Chadha, best known stateside for her 2002 hit Bend It Like Beckham, tells UCR she dealt with the stress of all the decisions she had to make while making Blinded by the Light by focusing on an audience of just one person.
Were you nervous about how Springsteen would react to the movie?
At this time last year I was sitting in a movie theater in New York about to show Bruce my director's cut, and I was incredibly nervous. I walked into the room and there were a few people in there including Jon Landau, his manager; [Landau Management partner] Barbara Carr; [Blinded by the Light executive producer] Tracy Nurse; and George [Travis], his tour manager. We were all waiting for Bruce, and I did get a bit nervous. And then Landau said to me, 'What are you going to do if he doesn't like the movie?' But every decision I made in the movie was thinking, 'Well, will this work for Bruce?' I made the movie for him, not anyone else. I was making the movie not for the financiers, not for the audience, not for you.
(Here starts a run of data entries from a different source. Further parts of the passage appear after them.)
# 4m4n5/CLIP-Lite

Hardware: AMD Instinct MI355X
Metric: image-caption pairs/sec (global batch) — ResNet-50+BERT bs1024, 1/2/4/8 MI355X (higher is better)
Workload: dtype bf16; 1 GPU; resnet50 + BERT-base(12L) + JSD-MI heads/priors, per-GPU batch 128, 224x224 images, 30-token captions, dropout 0.1 + prior noise on, clip 10 + SGD(0.9, wd 1e-4) + Lookahead(5, 0.5); global_batch=128, parallelism=dp1

## Files before the change

### clip-lite_amd/bert.py

```python
import torch
import torch.nn as nn

from . import hip


class LinearParams(nn.Module):
    def __init__(self, cin, cout, bias=True, std=None):
        super().__init__()
        self.in_features, self.out_features = cin, cout
        self.weight = nn.Parameter(torch.empty(cout, cin))
        self.bias = nn.Parameter(torch.zeros(cout)) if bias else None
        if std is None:
            nn.init.kaiming_uniform_(self.weight, a=5 ** 0.5)
            if bias:
                bound = 1 / cin ** 0.5
                nn.init.uniform_(self.bias, -bound, bound)
        else:
            self.weight.data.normal_(0.0, std)


class LayerNormParams(nn.Module):
    def __init__(self, c, eps):
        super().__init__()
        self.normalized_shape, self.eps = (c,), eps
# ... 274 lines not shown
        ds2 = _alloc(rt, M, Hd)
        ds2m = _alloc(rt, M, Hd) if d2[0] > 0 else None
        hip.layernorm_bwd(dt, dh, s2, st2, out.LayerNorm.weight, ds2, ds2m, A.g(out.LayerNorm.weight), A.g(out.LayerNorm.bias), M, Hd, drop_out=d2,
                          dcolsum=A.g(out.dense.bias))
        dz2 = ds2m if ds2m is not None else ds2
        _linear_grads(rt, out.dense, dz2, g, M, bias_done=True, defer=defer)
        df = _alloc(rt, M, inner)
        ib = layer.intermediate.dense.bias
        fold = ib is not None and ib.requires_grad
        _dgrad(rt, dz2, M, inner, Hd, hip.epilogue(df, inner, dact_aux=f, dact=hip.DACT_GELU, colsum=A.g(ib) if fold else None, colsum_rows=1),
               out.dense.weight)
        _linear_grads(rt, layer.intermediate.dense, df, h1, M, bias_done=fold, defer=defer)
        dh1 = _alloc(rt, M, Hd)
        _dgrad(rt, df, M, Hd, inner, hip.epilogue(dh1, Hd, residual=ds2), layer.intermediate.dense.weight)
        ds1 = _alloc(rt, M, Hd)
        ds1m = _alloc(rt, M, Hd) if d1[0] > 0 else None
        hip.layernorm_bwd(dt, dh1, s1, st1, ln1.weight, ds1, ds1m, A.g(ln1.weight), A.g(ln1.bias), M, Hd, drop_out=d1,
                          dcolsum=A.g(wo.bias))
        dz1 = ds1m if ds1m is not None else ds1
        _linear_grads(rt, wo, dz1, ctxt, M, bias_done=True, defer=defer)
        dctx = _alloc(rt, M, Hd)
        _dgrad(rt, dz1, M, Hd, Hd, hip.epilogue(dctx, Hd), wo.weight)
        dqkv = _alloc(rt, M, 3 * Hd)
        if mp:
            n_part = B * heads * 32
            hip.attention_bias_bwd(dt, qkv, ctx["mask"], ctx["bias"], net.bucket_table, dctx, dqkv, ctx["dbias_partials"][li * n_part:(li + 1) * n_part],
                                   B, L, heads, da)
        else:
            hip.attention_bwd(dt, qkv, ctx["mask"], dctx, dqkv, B, L, heads, da)
        _linear_grads(rt, None, dqkv, h, M, dw=A.span([wq.weight, wk.weight, wv.weight], grad=True).view(3 * Hd, Hd),
                      db=A.span([wq.bias, wk.bias, wv.bias], grad=True), defer=defer)
        dhp = _alloc(rt, M, Hd)
        _dgrad(rt, dqkv, M, Hd, 3 * Hd, hip.epilogue(dhp, Hd, residual=ds1), wq.weight, wk.weight, wv.weight)
        dh = dhp
        if own_group is None:
            rt.grads_ready(layer)
        elif staged:
            own_group.launch()
            if not pooler_done:
                rt.grads_ready(net.pooler)
                pooler_done = True
            rt.grads_ready(layer)
            defer = own_group = hip.WgradGroup(rt.dt)
    if not last:
        ctx["bwd_dh"] = dh
        return
    emb = net.embeddings
    ds0 = _alloc(rt, M, Hd)
    if mp:
        rel = net.encoder.relative_attention_bias.weight
        if nl and rel.requires_grad:
            hip.attention_bias_grad_reduce(ctx["dbias_partials"], A.g(rel), nl * B, heads)
        if own_group is None or staged:
            rt.grads_ready(net.encoder.relative_attention_bias)
# ... 18 lines not shown
```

I was making a movie that I thought Bruce Springsteen would appreciate. I had the privilege but also the pressure to use his life's work up to 1987 in my film. I could use any song I wanted. So I had a lot of pressure and responsibility to use that well. I kind of felt like he wouldn't hate the movie, but I didn't know if he'd think it was too much. I didn't have any idea, to be honest with you. All I could do was what I thought was right. So he walked in the room, and I explained that the sound and the pictures were terrible because they were off my editing copy, and he said, 'Okay, let's watch the movie.' I sat kind of behind him, so I could see the side of his face. At some point he started smiling, and at other points he was very into what was going on.
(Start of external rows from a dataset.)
int mx_ew_binary(int dev, int op, int words, const void* a, int64_t na, const void* b,
                 int64_t nb, void* out, int64_t n, void* stream);
int mx_ew_binary_slot(int dev, int op, int words, const void* a, const void* b, int64_t nb,
                      void* out, int64_t m, int nparties, int which, void* stream);
int mx_add_zs3(int dev, int words, const void* v, const void* r, void* out0, void* out1,
// ... 19 lines not shown
              int64_t w_slot_stride, int64_t N, int64_t C, int64_t H, int64_t W, int64_t mult,
              int64_t KH, int64_t KW, int64_t sh, int64_t sw, int64_t pt, int64_t pl,
              int64_t dh, int64_t dw, int64_t OH, int64_t OW, int nhwc, void* stream);
int mx_ew_binary_slot2(int dev, int op, int words, const void* a0, const void* a1,
                       const void* b, int64_t nb, void* out0, void* out1, int64_t m,
                       int nparties, int which0, int which1, void* stream);
int mx_mul_trunc3_kv(int dev, int words, const void* x0, const void* x1, const void* y0,
                     const void* y1, void* out0, void* out1, int64_t n, int64_t ostride,
                     const uint32_t* slots, uint64_t nmul, int m, const uint64_t* nonces,
                     const int64_t* views, void* stream);
int mx_mul_trunc3_open(int dev, int words, const void* x, int64_t xstride, double* out,
                       int64_t n, const uint32_t* slots, uint64_t nmul, int m,
                       const uint64_t* nonces, int frac, void* stream);
int mx_ew_add3(int dev, int words, const void* a, const void* b, const void* c, void* out,
               int64_t n, void* stream);
int mx_lincomb2(int dev, int words, int nin, const void* const* ins, const int64_t* coef,
                const void* b, int64_t nb, void* out0, void* out1, int64_t m, int nparties,
                int which0, int which1, void* stream);
int mx_sum_views2(int dev, int words, const void* base0, const void* base1, int64_t is0,
                  int64_t is1, int64_t ps0, int64_t ps1, int k, void* out0, void* out1, int64_t m,
                  int nparties, void* stream);
int mx_slot_place2(int dev, int words, const void* x0, const void* x1, void* out0, void* out1,
                   int64_t m, int nparties, int which0, int which1, void* stream);
int mx_ew_compare(int dev, int op, int words, const void* a, int64_t na, const void* b,
                  int64_t nb, uint8_t* out, int64_t n, void* stream);
int mx_bit_extract(int dev, int words, const void* a, uint8_t* out, int64_t n, int bit,
                   void* stream);
int mx_ring_inject(int dev, int words, const uint8_t* bits, void* out, int64_t n, int bit,
                   void* stream);
int mx_encode(int dev, int words, const double* x, void* out, int64_t n, int frac,
              void* stream);
int mx_addn_decode(int dev, int words, const void* a, const void* b, const void* c,
                   const void* d, double* out, int64_t n, int frac, void* stream);
int mx_decode(int dev, int words, const void* x, double* out, int64_t n, int frac,
              void* stream);
int mx_fill(int dev, int words, void* out, int64_t n, uint64_t lo, uint64_t hi, void* stream);
int mx_bit_planes(int dev, int words, const void* a, uint8_t* out, int64_t outer, int64_t inner,
                  int start, int count, void* stream);
int mx_weighted_sum(int dev, int words, const void* a, const void* w, void* out, int64_t outer,
                    int64_t k, int64_t inner, void* stream);
int mx_sum_axis(int dev, int words, const void* a, void* out, int64_t outer, int64_t red,
                int64_t inner, void* stream);
int mx_prg(int dev, const uint8_t* key16, uint64_t nonce, uint64_t ctr0, void* out,
           int64_t nbytes, void* stream);
int mx_derive_seed(const uint8_t* key16, const uint8_t* sync16, uint8_t* out16);
int mx_aes_encrypt_blocks(const uint8_t* key16, const uint8_t* in, uint8_t* out,
                          int64_t nblocks);
int mx_rss_cross(int dev, int kind, int words, const void* x0, const void* x1,
                 const void* y0, const void* y1, void* out, int64_t n, int nparties,
                 const uint8_t* keys16, uint64_t nonce, void* stream);
int mx_zero_share(int dev, int kind, int words, void* out, int64_t n, int nparties,
                  const uint8_t* keys16, uint64_t nonce, void* stream);
int mx_prf_expand(int dev, int words, void* out, int64_t n, int nkeys,
                  const uint8_t* keys16, uint64_t nonce, void* stream);
int mx_gemm(int dev, int words, int64_t batch, int64_t M, int64_t N, int64_t K,
            const void* A0, const void* A1, const void* B0, const void* B1, int mode,
            void* C, int accumulate, void* stream);
int64_t mx_gemm_workspace_bytes(int words, int64_t batch, int64_t M, int64_t N,
                                int64_t K, int mode);
int64_t mx_workspace_failed_bytes(void);
int64_t mx_workspace_held_bytes(void);
int64_t mx_workspace_shared_count(void);
int mx_gemm_ws(int words, int64_t batch, int64_t M, int64_t N, int64_t K, const void* A0,
               const void* A1, const void* B0, const void* B1, int mode, void* C,
               int accumulate, void* workspace, int64_t ws_bytes, void* stream);
int64_t mx_gemm_b_bytes(int words, int64_t batch, int64_t N, int64_t K, int mode);
int mx_gemm_prep_b(int words, int64_t batch, int64_t K, int64_t N, const void* B0,
                   const void* B1, int mode, void* lb, void* stream);
int mx_gemm_with_b(int words, int64_t batch, int64_t M, int64_t N, int64_t K, const void* A0,
                   const void* A1, int64_t a_bstride, int mode, const void* lb, void* C,
                   int accumulate, void* stream);
int mx_crt_tables4(int words, int n, uint32_t* wd_out, uint32_t* rd_out);
int mx_gemm_roll(int words, int64_t batch, int64_t M, int64_t N, int64_t K, const void* A0,
                 int64_t a_bstride, int64_t roll, const void* B0, const void* B1, const void* lb,
                 void* C, int accumulate, void* stream);
int mx_gemm_strided(int words, int64_t batch, int64_t M, int64_t N, int64_t K, const void* A0,
                    const void* A1, int64_t a_bstride, const void* B0, const void* B1,
                    int64_t b_bstride, int mode, void* C, int accumulate, void* stream);
void mx_set_gemm_impl(int impl);
void mx_set_gemm_crt(int mode);
int mx_crt_moduli(int words, int64_t kprime);
int mx_crt_tables(int words, int n, int32_t* p, uint8_t* wa, uint8_t* wb, int32_t* nega,
                  int32_t* negb, uint16_t* W, uint16_t* Mw);

int mx_trunc_pr3(int dev, int words, const void* s0, void* out0, void* out1, int64_t n, int m,
                 const uint8_t* k0, const uint8_t* k2, const uint64_t* nonces, void* stream);
int mx_share3(int dev, int kind, int words, const void* x, void* out0, void* out1, int64_t n,
              int j, const uint8_t* k_next, const uint8_t* k_all, uint64_t n1, uint64_t na,
              void* stream);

How did you choose the songs? Did Manzoor or Springsteen or his camp have any input?
Bruce's camp just said to use what you like. While I was working on the script, I had all the lyrics in front of me, for all the songs. And I would call Sarfraz, I'd say, 'Do you know a lyric that fits this situation for Jarvis?' if I couldn't find one. Then Sarfraz, who has great knowledge of every single lyric, would come back and say, 'Well, there's this song and this song.' We had some very nervy discussions about specific lyrics. So there were great songs that I didn't use in the end, because I didn't feel the lyrics told the specific story we needed to tell of Jarvis' journey. The ones I use are the ones that propel his story further.
Were Jarvis' poems all really written by Manzoor?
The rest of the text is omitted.